What the task requires: Your answer must be every line of the data that holds the string "csrc".

────────────────

# choderalab/pymbar

Measured on AMD Instinct MI355X. Metric: mbar_adaptive_iterations_per_sec, higher is better.
Workload: dtype f64

## Files before the change

### pymbar_amd/csrc/mbar_capi.cpp

```cpp
#include "mbar_ctx.h"

using namespace mbar;
using namespace mbar::host;

namespace mbar {
namespace host {

int fail(mbar_ctx* c, int code, const std::string& msg) {
    if (c) c->error = msg;
    g_last_error = msg;
    return code;
}
hipEvent_t get_event(mbar_ctx* c) {
    if (!c->pool.empty()) {
        hipEvent_t e = c->pool.back();
        c->pool.pop_back();
        return e;
    }
    hipEvent_t e;
    if (hipEventCreate(&e) != hipSuccess) return nullptr;
    return e;
}
void flush_timers(mbar_ctx* c) {
    for (auto& tp : c->pending) {
// ... 611 lines not shown
    *out = c;
    return MBAR_OK;
}

void mbar_ctx_destroy(mbar_ctx* c) {
    if (!c) return;
    (void)hipSetDevice(c->device);
    if (c->stream) (void)hipStreamSynchronize(c->stream);
    flush_timers(c);
    for (auto e : c->pool) (void)hipEventDestroy(e);
    if (c->comm && g_rccl.CommDestroy) g_rccl.CommDestroy(c->comm);
    if (c->u_alloc) (void)cache_free(c->u_alloc);
    else if (c->u) (void)cache_free(c->u);
    if (c->logden[0]) (void)cache_free(c->logden[0]);
    if (c->ad) (void)cache_free(c->ad);
    if (c->P) (void)cache_free(c->P);
    if (c->pm_vec) (void)cache_free(c->pm_vec);
    if (c->pm_ld0) (void)cache_free(c->pm_ld0);
    if (c->part_g) (void)cache_free(c->part_g);
    if (c->cwsq) (void)cache_free(c->cwsq);
    if (c->chol) (void)cache_free(c->chol);
    if (c->ad_ints) (void)cache_free(c->ad_ints);
    if (c->h_ctl) (void)cache_host_free(c->h_ctl);
    if (c->ad_graph) (void)hipGraphExecDestroy(c->ad_graph);
    if (c->dn) (void)cache_free(c->dn);
    if (c->cw) (void)cache_free(c->cw);
    if (c->lden_eff) (void)cache_free(c->lden_eff);
    if (c->small) (void)cache_free(c->small);
    if (c->part) (void)cache_free(c->part);
    if (c->scratch) (void)cache_free(c->scratch);
    if (c->red) (void)cache_free(c->red);
    if (c->hred) (void)cache_host_free(c->hred);
    if (c->lognum_part) (void)cache_free(c->lognum_part);
    if (c->f_hist) (void)cache_free(c->f_hist);
    if (c->hstage) (void)cache_host_free(c->hstage);
    if (c->vec_tmp) (void)cache_free(c->vec_tmp);
    if (c->boot_idx) (void)cache_free(c->boot_idx);
    if (c->stamps) (void)hipFree(c->stamps);
    if (c->sci_graph) (void)hipGraphExecDestroy(c->sci_graph);
    if (c->stream) {
        std::lock_guard<std::mutex> lock(g_dev_mu);
        auto& pool = g_stream_pool[c->device];
        if (pool.size() < 8)
            pool.push_back(c->stream);
        else
            (void)hipStreamDestroy(c->stream);
// ... 208 lines not shown
    if (!c->vec_tmp) HIPCHK(c, cache_malloc((void**)&c->vec_tmp, (size_t)c->ld * sizeof(double)));
    int* dlabel = nullptr;
    HIPCHK(c, cache_malloc((void**)&dlabel, (size_t)c->N * sizeof(int)));
    c->vec_holds_logshift = false;
    hipError_t e = hipMemcpyAsync(c->vec_tmp, v_host, (size_t)c->N * sizeof(double), hipMemcpyHostToDevice, c->stream);
    if (e == hipSuccess) e = hipMemcpyAsync(dlabel, label_host, (size_t)c->N * sizeof(int), hipMemcpyHostToDevice, c->stream);
    if (e == hipSuccess) e = launch_fill_masked_rows(c->stream, c->u + row0 * c->ld, c->ld, c->N, nrows, c->vec_tmp, dlabel);
    if (e == hipSuccess) e = hipStreamSynchronize(c->stream);
    (void)cache_free(dlabel);
    if (e != hipSuccess) return fail(c, MBAR_ERR_HIP, std::string("mbar_ctx_fill_masked_rows: ") + hipGetErrorString(e));
    c->u_checked = false;
    c->P_valid = false;
    c->last_psum.clear();
    flush_timers(c);
    return MBAR_OK;
}

int mbar_ctx_download_u(mbar_ctx* c, double* out, int64_t ld_out) {
    if (!c || !out || ld_out < c->N) return fail(c, MBAR_ERR_ARG, "bad argument");
    HIPCHK(c, hipSetDevice(c->device));
    const double* src = c->u;
    if (c->opt_debug_download_p) {
        if (!c->P || !c->P_valid) return fail(c, MBAR_ERR_STATE, "no resident probability matrix on this context");
        src = c->P;
    }
    HIPCHK(c, hipMemcpy2DAsync(out, (size_t)ld_out * sizeof(double), src, (size_t)c->ld * sizeof(double),
                               (size_t)c->N * sizeof(double), (size_t)c->K, hipMemcpyDeviceToHost, c->stream));
    return sync_stream(c);
}

int mbar_ctx_generate_harmonic(mbar_ctx* c, uint64_t seed, const double* O_k, const double* K_k,
                               const int64_t* N_k_global, int64_t n_global0) {
    if (!c || !O_k || !K_k || !N_k_global) return fail(c, MBAR_ERR_ARG, "NULL argument");
    HIPCHK(c, hipSetDevice(c->device));
    std::vector<int64_t> cum((size_t)c->K + 1, 0);
    for (int64_t k = 0; k < c->K; ++k) cum[k + 1] = cum[k] + N_k_global[k];
    if (n_global0 < 0 || n_global0 + c->N > cum[c->K]) return fail(c, MBAR_ERR_ARG, "shard exceeds sum(N_k)");
    double* dO = d_misc(c);
    double* dK = d_misc(c) + c->Kp;
    int64_t* dC = reinterpret_cast<int64_t*>(d_misc(c) + 2 * c->Kp);
    HIPCHK(c, hipMemcpyAsync(dO, O_k, c->K * sizeof(double), hipMemcpyHostToDevice, c->stream));
    HIPCHK(c, hipMemcpyAsync(dK, K_k, c->K * sizeof(double), hipMemcpyHostToDevice, c->stream));
    HIPCHK(c, hipMemcpyAsync(dC, cum.data(), (c->K + 1) * sizeof(int64_t), hipMemcpyHostToDevice, c->stream));
    {
        ScopedTimer t(c, MBAR_TIMER_OTHER);
        HIPCHK(c, launch_generate_harmonic(c->stream, c->u, c->ld, c->N, c->K, seed, dO, dK, dC, n_global0));
    }
// ... 706 lines not shown
```

### pymbar_amd/csrc/mbar_ctx.h

```cpp
#pragma once
#include "../../include/mbar_hip.h"
#include "mbar_internal.h"

#include <dlfcn.h>
#include <sched.h>
#include <unistd.h>
#include <rccl/rccl.h>

#include <algorithm>
#include <chrono>
#include <condition_variable>
#include <cmath>
#include <cstdio>
#include <cstdlib>
#include <cstring>
#include <functional>
#include <limits>
#include <map>
#include <memory>
#include <mutex>
#include <string>
#include <atomic>
#include <thread>
#include <unordered_map>
// ... 229 lines not shown
    double* scratch = nullptr;
    size_t scratch_doubles = 0;
    double* red = nullptr;
    size_t red_doubles = 0;
    double* hred = nullptr;
    double* hstage = nullptr;
    double* lognum_part = nullptr;
    size_t lognum_part_doubles = 0;
    double* f_hist = nullptr;
    double* vec_tmp = nullptr;
    int64_t* boot_idx = nullptr;
    size_t boot_idx_words = 0;
    uint64_t boot_layout_digest[2] = {0, 0};
    int64_t boot_states = 0, boot_total = 0;
    bool boot_has_order = false;
    bool vec_holds_logshift = false;
    hipGraphExec_t sci_graph = nullptr;
    int64_t sci_graph_batch = 0, sci_graph_sig = 0;
    double sci_graph_tol = 0.0;
    double* ad = nullptr;
    int64_t ad_hist_cap = 0;
    int* ad_ints = nullptr;
    int* h_ctl = nullptr;
    hipGraphExec_t ad_graph = nullptr;
    int64_t ad_graph_batch = 0, ad_graph_sig = 0;
    double* P = nullptr;
    bool P_failed = false;
    double* pm_vec = nullptr;
    double* pm_ld0 = nullptr;
    double* part_g = nullptr;
    size_t part_g_doubles = 0;
    double* cwsq = nullptr;
    double* chol = nullptr;
    long long* stamps = nullptr;
    std::vector<double> last_psum;
    bool P_valid = false;
    std::vector<double> P_a0;
    int64_t opt_grid = 0, opt_force_generic = 0, opt_check_finite = 1, opt_sci_batch = 16, opt_timing = 0, opt_graph = 1, opt_small = 1, opt_wide = 1;
    int64_t opt_device_loop = 1, opt_adapt_batch = 8, opt_pmode = 1, opt_fused = 1, opt_quad = 1, opt_device_loop_wide = 1, opt_pcache = 1, opt_merge_select = 1, opt_sci_merged = 1, opt_wide_pmode = 1, opt_quad_trim = 1, opt_light_last = 1, opt_direct_results = 1, opt_debug_download_p = 0, opt_fused_general = 0;
    int64_t opt_small_balanced = 1, opt_sci_pingpong = 1, opt_host_pmode = 2, opt_rect_waves = 8, opt_newton_ldlt = 1;

    ncclComm_t comm = nullptr;
    mbar_loopback* loop = nullptr;
    mbar_allreduce_fn host_reduce = nullptr;
    void* host_reduce_user = nullptr;
    int rank = 0, nranks = 1;
// ... 220 lines not shown
```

────────────────

Response for this exercise:
### pymbar_amd/csrc/mbar_capi.cpp
### pymbar_amd/csrc/mbar_ctx.h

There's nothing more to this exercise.